Their bodies were found remarkably preserved in a glacier, and their belongings were intact, witnesses said at the time.

It was believed that they fell into a crevasse.

"As the glacier receded, it gave up their bodies," Bernhard Tschannen, then-director of ski lift company Glacier 3000, told the newspaper Tribune de Geneve, Reuters reported at the time.

In 2014, the mummified bodies of two Austrian soldiers from World War I emerged due to glacier melt around the small Italian ski resort of Peio. The soldiers, who had gunshot wounds, had reportedly died in a battle between Austro Hungarian troops and the Italian army.

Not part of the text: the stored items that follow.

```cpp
#define CW_MAX_DEC_STAGES 24
enum DecStageKind { DST_OTHER = 0, DST_QKV_SELF, DST_QKV, DST_SELF_ATTN, DST_O_PROJ, DST_STACK, DST_STACK_CROSS, DST_CROSS_Q, DST_CROSS_ATTN,
                    DST_CROSS_O, DST_FC1, DST_FC2, DST_MLP_PAIR, DST_MLP_CHAIN, DST_N };
static const char* const kDecStageName[DST_N] = {
    "other (A/B path)", "LayerNorm + q/k/v projection + self-attention (qkv_self_kernel)", "LayerNorm + q/k/v projection + cache append",
    "self-attention", "self-attention out-projection", "fused out-projection + cross-query stage (gemv_stack_kernel)",
    "fused stage + cross-attention (dec_layer_a_kernel)", "LayerNorm + cross-attention query projection", "cross-attention",
// ... 50 lines not shown
    bool mid16 = true;
    bool dtw_block = false;
    bool stack_center = true;
    int skinny_mode = 0;
    float* d_planes = nullptr;
    size_t planes_cap = 0;
    float* d_sk_stats = nullptr;
    float* d_rstats = nullptr;
    bool fuse6_enabled = true;
    bool fuse_mlp = false;
    bool mlp_pair_fence = false;
    bool mlp_pair = false;
    unsigned int* d_bar = nullptr; int* d_err = nullptr;
    int handoff_fallbacks = 0;
    int handoff_resumes = 0;
    long long forwards_since_reset = 0;
    int fail_pos = -1;
    bool declayer = false;
    bool qkv_self = true;
    unsigned long long *d_gq = nullptr, *d_gps = nullptr, *d_gq2 = nullptr, *d_gkv = nullptr, *d_gflag = nullptr;
    bool mlp_chain = false;
    unsigned int* d_epoch = nullptr;
    int n_cu = 0;
    int stack_nt3 = 0, stack_nt5 = 0;
    bool ln_folded = false;
    bool fold_enabled = true;
    std::set<std::string> loaded;
    bool weights_ok = false;
    bool wpacked = false;
    bool wpack_enabled = true;
    void* embed_pk = nullptr;

    void *conv1_w = nullptr, *conv2_w = nullptr, *embed = nullptr;
    float *conv1_b = nullptr, *conv2_b = nullptr, *enc_pos = nullptr, *dec_pos = nullptr;
    float *enc_ln_g = nullptr, *enc_ln_b = nullptr, *dec_ln_g = nullptr, *dec_ln_b = nullptr;
    std::vector<LayerW> enc, dec;

    MelTables mel{};
    float *d_pcm = nullptr, *d_logspec = nullptr, *d_feats_hf = nullptr;
    unsigned int* d_gmax = nullptr;
    void* d_feats_tm = nullptr;
    std::vector<int> n_frames_items;

    void *c1 = nullptr, *h = nullptr, *qb = nullptr, *kb = nullptr, *vb = nullptr, *ao = nullptr, *mid = nullptr,
         *enc_out = nullptr;
    float* x = nullptr;
// ... 561 lines not shown
        "model.encoder.embed_positions.weight", "model.encoder.layer_norm.weight", "model.encoder.layer_norm.bias",
        "model.decoder.embed_tokens.weight", "model.decoder.embed_positions.weight", "model.decoder.layer_norm.weight",
        "model.decoder.layer_norm.bias"};
    auto attn = [&](const std::string& p) {
        for (const char* t : {".q_proj.weight", ".q_proj.bias", ".k_proj.weight", ".v_proj.weight", ".v_proj.bias",
                              ".out_proj.weight", ".out_proj.bias"}) want.push_back(p + t);
    };
    auto pair = [&](const std::string& p) { want.push_back(p + ".weight"); want.push_back(p + ".bias"); };
    for (int stack = 0; stack < 2; ++stack) {
        const int nl = stack ? c->d.dec_layers : c->d.enc_layers;
        for (int l = 0; l < nl; ++l) {
            const std::string p = std::string(stack ? "model.decoder.layers." : "model.encoder.layers.") + std::to_string(l);
            attn(p + ".self_attn"); pair(p + ".self_attn_layer_norm");
            if (stack) { attn(p + ".encoder_attn"); pair(p + ".encoder_attn_layer_norm"); }
            pair(p + ".fc1"); pair(p + ".fc2"); pair(p + ".final_layer_norm");
        }
    }
    std::string missing; int n_missing = 0;
    for (const auto& w : want)
        if (!c->loaded.count(w)) { if (n_missing < 4) missing += (n_missing ? ", " : "") + w; ++n_missing; }
    if (n_missing) return fail(c, CW_ERR_STATE, "%d of %zu weight tensors were never loaded (e.g. %s): incomplete checkpoint", n_missing, want.size(), missing.c_str());
    CWCHK(c, apply_folds(c));
    CWCHK(c, pack_decoder_weights(c));
    c->weights_ok = true;
    return CW_OK;
}

static int stage_fold(cw_ctx* c, int layer, int which, const float* data, int N, int K, void* w_dst, size_t w_off, float* b_dst,
                      size_t b_off, float scale) {
    cw_ctx::Fold f{nullptr, N, K, w_dst, w_off, b_dst, b_off, scale, layer, which};
    HIPCHK(c, hipMalloc((void**)&f.stage, (size_t)N * K * 4));
    HIPCHK(c, hipMemcpy(f.stage, data, (size_t)N * K * 4, hipMemcpyHostToDevice));
    c->folds.push_back(f);
    return CW_OK;
}

static int apply_folds(cw_ctx* c) {
    for (auto& f : c->folds) {
        LayerW& L = c->dec[f.layer];
        const float* g = f.which == 0 ? L.ln1_g : (f.which == 1 ? L.lnc_g : L.ln2_g);
        const float* b = f.which == 0 ? L.ln1_b : (f.which == 1 ? L.lnc_b : L.ln2_b);
        CWCHK(c, KD(c, cw_launch_fold_layernorm, f.stage, f.N, f.K, g, b, f.scale, (bf16_t*)f.w_dst + f.w_off, f.b_dst + f.b_off, c->st));
    }
    const int D = c->d.d_model, F = c->d.ffn_dim;
    bool all = !c->folds.empty() && c->fuse6_enabled && F % D == 0 && D <= 1280 && D % 64 == 0 && F % 64 == 0 && c->d.n_heads <= 20;
    if (all) {
// ... 287 lines not shown
        }
        if (c->enc8_mask & 2) CWCHK(c, KD(c, cw_launch_layernorm_fp8, c->x, L.ln2_g, L.ln2_b, c->h8, c->sa8, M, D, c->st));
        else CWCHK(c, KD(c, cw_launch_layernorm, bf, c->x, L.ln2_g, L.ln2_b, c->h, M, D, c->st));
        {
            AParams ap{c->h, D, 0, 0, 0, 0, nullptr, nullptr};
            EpiParams ep = epi0(); ep.out = c->mid; ep.bias = L.b1; ep.ldo = F;
            if (c->enc8_mask & 2) CWCHK(c, KD(c, cw_launch_gemm_fp8, EPI_GELU, c->h8, D, L.w18, M, F, D, c->sa8, L.s1, ep, c->st));
            else CWCHK(c, KD(c, cw_launch_gemm, bf, EPI_GELU, ap, L.w1, M, F, D, ep, c->st));
        }
        {
            AParams ap{c->mid, F, 0, 0, 0, 0, nullptr, nullptr};
            EpiParams ep = epi0(); ep.outf = c->x; ep.resid = c->x; ep.bias = L.b2; ep.ldo = D;
            if (c->enc8_mask & 4) {
                CWCHK(c, KD(c, cw_launch_quant_rows_fp8, c->mid, M, F, c->mid8, c->smid8, c->st));
                CWCHK(c, KD(c, cw_launch_gemm_fp8, EPI_RESID_F32, c->mid8, F, L.w28, M, D, F, c->smid8, L.s2, ep, c->st));
            } else CWCHK(c, KD(c, cw_launch_gemm, bf, EPI_RESID_F32, ap, L.w2, M, D, F, ep, c->st));
        }
    }
    CWCHK(c, KD(c, cw_launch_layernorm, bf, c->x, c->enc_ln_g, c->enc_ln_b, c->enc_out, M, D, c->st));
    if (c->enc8_mask & 8) CWCHK(c, KD(c, cw_launch_layernorm_fp8, c->x, c->enc_ln_g, c->enc_ln_b, c->h8, c->sa8, M, D, c->st));
    KCHK(c);
    tm.stop();
    StageTimer tk(c, CW_STAGE_CROSS_KV);
    for (int l = 0; l < c->d.dec_layers; ++l) {
        LayerW& L = c->dec[l];
        AParams ap{c->enc_out, D, 0, 0, 0, 0, nullptr, nullptr};
        EpiParams ep = epi0(); ep.out = L.ck; ep.out1 = L.cv; ep.bias = L.bkv_c;
        ep.T = S; ep.S_pad = S; ep.H = H; ep.d_model = D;
        if (c->enc8_mask & 8) CWCHK(c, KD(c, cw_launch_gemm_fp8, EPI_HEADS, c->h8, D, L.wkv_c8, M, 2 * D, D, c->sa8, L.skv_c, ep, c->st));
        else CWCHK(c, KD(c, cw_launch_gemm, bf, EPI_HEADS, ap, L.wkv_c, M, 2 * D, D, ep, c->st));
        if (c->kv8) CWCHK(c, KD(c, cw_launch_kv_quant_fp8, L.ck, L.cv, L.ck8, L.cv8, L.kvs, nb, H, S, c->st));
    }
    KCHK(c);
    tk.stop();
    c->nb_encoded = nb;
    return CW_OK;
}

int32_t cw_get_encoder_output(cw_ctx* c, float* out, int32_t nb) {
    if (nb < 1 || nb > c->nb_encoded) return fail(c, CW_ERR_STATE, "only %d windows encoded", c->nb_encoded);
    HIPCHK(c, hipStreamSynchronize(c->st));
    return download_T(c, c->enc_out, 0, out, (size_t)nb * CW_N_CTX * c->d.d_model);
}

static int gemv_ln(cw_ctx* c, int epi, const float* x, int Mb, int K, const void* W, int N, const float* g,
                   const float* b, const EpiParams& ep) {
    if (c->bf16 || !g) return KD(c, cw_launch_gemv, c->bf16, epi, x, Mb, K, W, N, g, b, ep, c->st, nullptr, (Mb <= 16 || c->wpacked) ? c->d_xfrag : nullptr, c->bf16 && c->wpacked);
// ... 1976 lines not shown
        for (auto& ge : c->step_graph) if (ge) { hipGraphExecDestroy(ge); ge = nullptr; }
        return CW_OK;
    }
    return fail(c, CW_ERR_INVALID, "unknown option %s", name);
}

int32_t cw_has_experiments(void) {
#ifdef CW_EXPERIMENTS
    return 1;
#else
    return 0;
#endif
}

static int g_test_cross_fp8 = 0;
static int g_test_attn_poison_qpad = 0;
int32_t cw_test_set_option(const char* name, int32_t value) {
    if (!strcmp(name, "cross_test_fp8")) { g_test_cross_fp8 = value; return CW_OK; }
    if (!strcmp(name, "attn_poison_qpad")) { g_test_attn_poison_qpad = value; return CW_OK; }
    if (!strcmp(name, "gemm256_min_tiles")) { cw_bf16::cw_gemm_set_256_min_tiles(value); cw_f16::cw_gemm_set_256_min_tiles(value); return CW_OK; }
    if (!strcmp(name, "beam_topk_1block")) { cw_bf16::cw_beam_topk_set_1block(value); cw_f16::cw_beam_topk_set_1block(value); return CW_OK; }
    if (!strcmp(name, "gemm_pp")) { cw_bf16::cw_gemm_set_pp(value); cw_f16::cw_gemm_set_pp(value); return CW_OK; }
    if (!strcmp(name, "gemm_8ph")) { cw_bf16::cw_gemm_set_8ph(value); cw_f16::cw_gemm_set_8ph(value); return CW_OK; }
    if (!strcmp(name, "gemm_gm")) {
#ifndef CW_EXPERIMENTS
        return CW_ERR_INVALID;
#endif
        cw_bf16::cw_gemm_set_gm(value); cw_f16::cw_gemm_set_gm(value); return CW_OK;
    }
    if (!strcmp(name, "gemv_loop")) { cw_bf16::cw_gemv_set_loop(value); cw_f16::cw_gemv_set_loop(value); return CW_OK; }
    if (!strcmp(name, "mt_variant")) { cw_bf16::cw_gemv_set_mt_variant(value); cw_f16::cw_gemv_set_mt_variant(value); return CW_OK; }
    if (!strcmp(name, "comb_rowgroups")) { cw_bf16::cw_gemv_set_comb_rowgroups(value); cw_f16::cw_gemv_set_comb_rowgroups(value); return CW_OK; }
    if (!strcmp(name, "gemm_w128")) { cw_bf16::cw_gemm_set_w128(value); cw_f16::cw_gemm_set_w128(value); return CW_OK; }
    if (!strcmp(name, "cross_valu")) { cw_bf16::cw_cross_set_valu(value); cw_f16::cw_cross_set_valu(value); return CW_OK; }
    if (!strcmp(name, "cross_per_row")) { cw_bf16::cw_cross_set_per_row(value); cw_f16::cw_cross_set_per_row(value); return CW_OK; }
    return CW_ERR_INVALID;
}

int32_t cw_test_gemm(cw_ctx* c, int32_t M, int32_t N, int32_t K, const float* A, const float* W, const float* bias,
                     int32_t gelu, float* out) {
    void *dA = nullptr, *dW = nullptr, *dO = nullptr; float* dB = nullptr;
    const size_t e = c->esz;
    HIPCHK(c, hipMalloc(&dA, (size_t)M * K * e)); HIPCHK(c, hipMalloc(&dW, (size_t)N * K * e));
    HIPCHK(c, hipMalloc(&dO, (size_t)M * N * e)); HIPCHK(c, hipMalloc((void**)&dB, (size_t)N * 4));
    CWCHK(c, upload_T(c, dA, 0, A, (size_t)M * K)); CWCHK(c, upload_T(c, dW, 0, W, (size_t)N * K));
    if (bias) HIPCHK(c, hipMemcpy(dB, bias, (size_t)N * 4, hipMemcpyHostToDevice));
// ... 1540 lines not shown
```

crisperwhisper_amd/csrc/gemm.hip:

```cpp
#include "common.h"
#include "kernels.h"
#include <stdlib.h>
#include <mutex>
#include "gemm_tiles.h"

namespace CW_NS {

#define BM 128
#define BN 128
#define LDS_STRIDE 72

typedef __attribute__((ext_vector_type(4))) unsigned int u32x4_t;

__device__ inline f32x4_t mfma16(bf16x8_t a, bf16x8_t b, f32x4_t c) { return cw_mfma_16x16x32(a, b, c); }

template <typename TA>
__device__ inline const TA* a_row_ptr(const AParams& ap, int m, int M, int k0) {
    if (m >= M) return nullptr;
    if (ap.amode == 0) return (const TA*)ap.A + (size_t)m * ap.lda + k0;
    int b = m / ap.T_out, t = m - b * ap.T_out;
    int tap = k0 / ap.C_in, c0 = k0 - tap * ap.C_in;
    int t_in = t * ap.stride + tap - 1;
    if (t_in < 0 || t_in >= ap.row_valid[b]) return nullptr;
    return (const TA*)ap.A + ((size_t)(ap.row_off[b] + t_in)) * ap.C_in + c0;
// ... 628 lines not shown
            epi_tile_interior<bf16_t, EPI>(ep, rows, cols, acc[h]);
        }
        return;
    }
#pragma unroll
    for (int h = 0; h < 2; ++h)
#pragma unroll
        for (int i = 0; i < 4; ++i) {
            const int m = m0 + h * 128 + wr * 64 + i * 16 + l15;
            if (m >= M) continue;
#pragma unroll
            for (int j = 0; j < 4; ++j) {
                const int n = cols[j];
                if (vec_ok) {
                    epi_store4<bf16_t, EPI>(ep, m, n, acc[h][i][j][0], acc[h][i][j][1], acc[h][i][j][2], acc[h][i][j][3]);
                } else {
#pragma unroll
                    for (int r = 0; r < 4; ++r) epi_store1<bf16_t, EPI>(ep, m, n + r, acc[h][i][j][r]);
                }
            }
        }
}
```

Receding California lake reveals decades-old plane crash mystery

Last summer, a drought in California lowered water levels of Folsom Lake to the point that sonar technology detected the remains of a nearly intact plane at the bottom of the reservoir.

The plane was detected under 160 feet of water at the lake, located in the Sierra Nevada foothills, the Placer County Sheriff's Office said then.

At first it was believed to be from a 1965 New Year's Day crash that killed four people. The sheriff's office said it was determined that the aircraft was from a 1986 case where the plane went down with no fatalities reported.

Body found in Lake Powell because of lowering water levels

Dropping water levels at Utah's Lake Powell led police to discover a body in a vehicle in the water on Aug. 16.

The vehicle was believed to have been possibly missing since September 2020, the Garfield County Sheriff's Office said in a statement in August, noting it was found "due to the receding waters at Lake Powell."

Officials believed it fell 600 feet off a ledge into the lake near Hite Marina.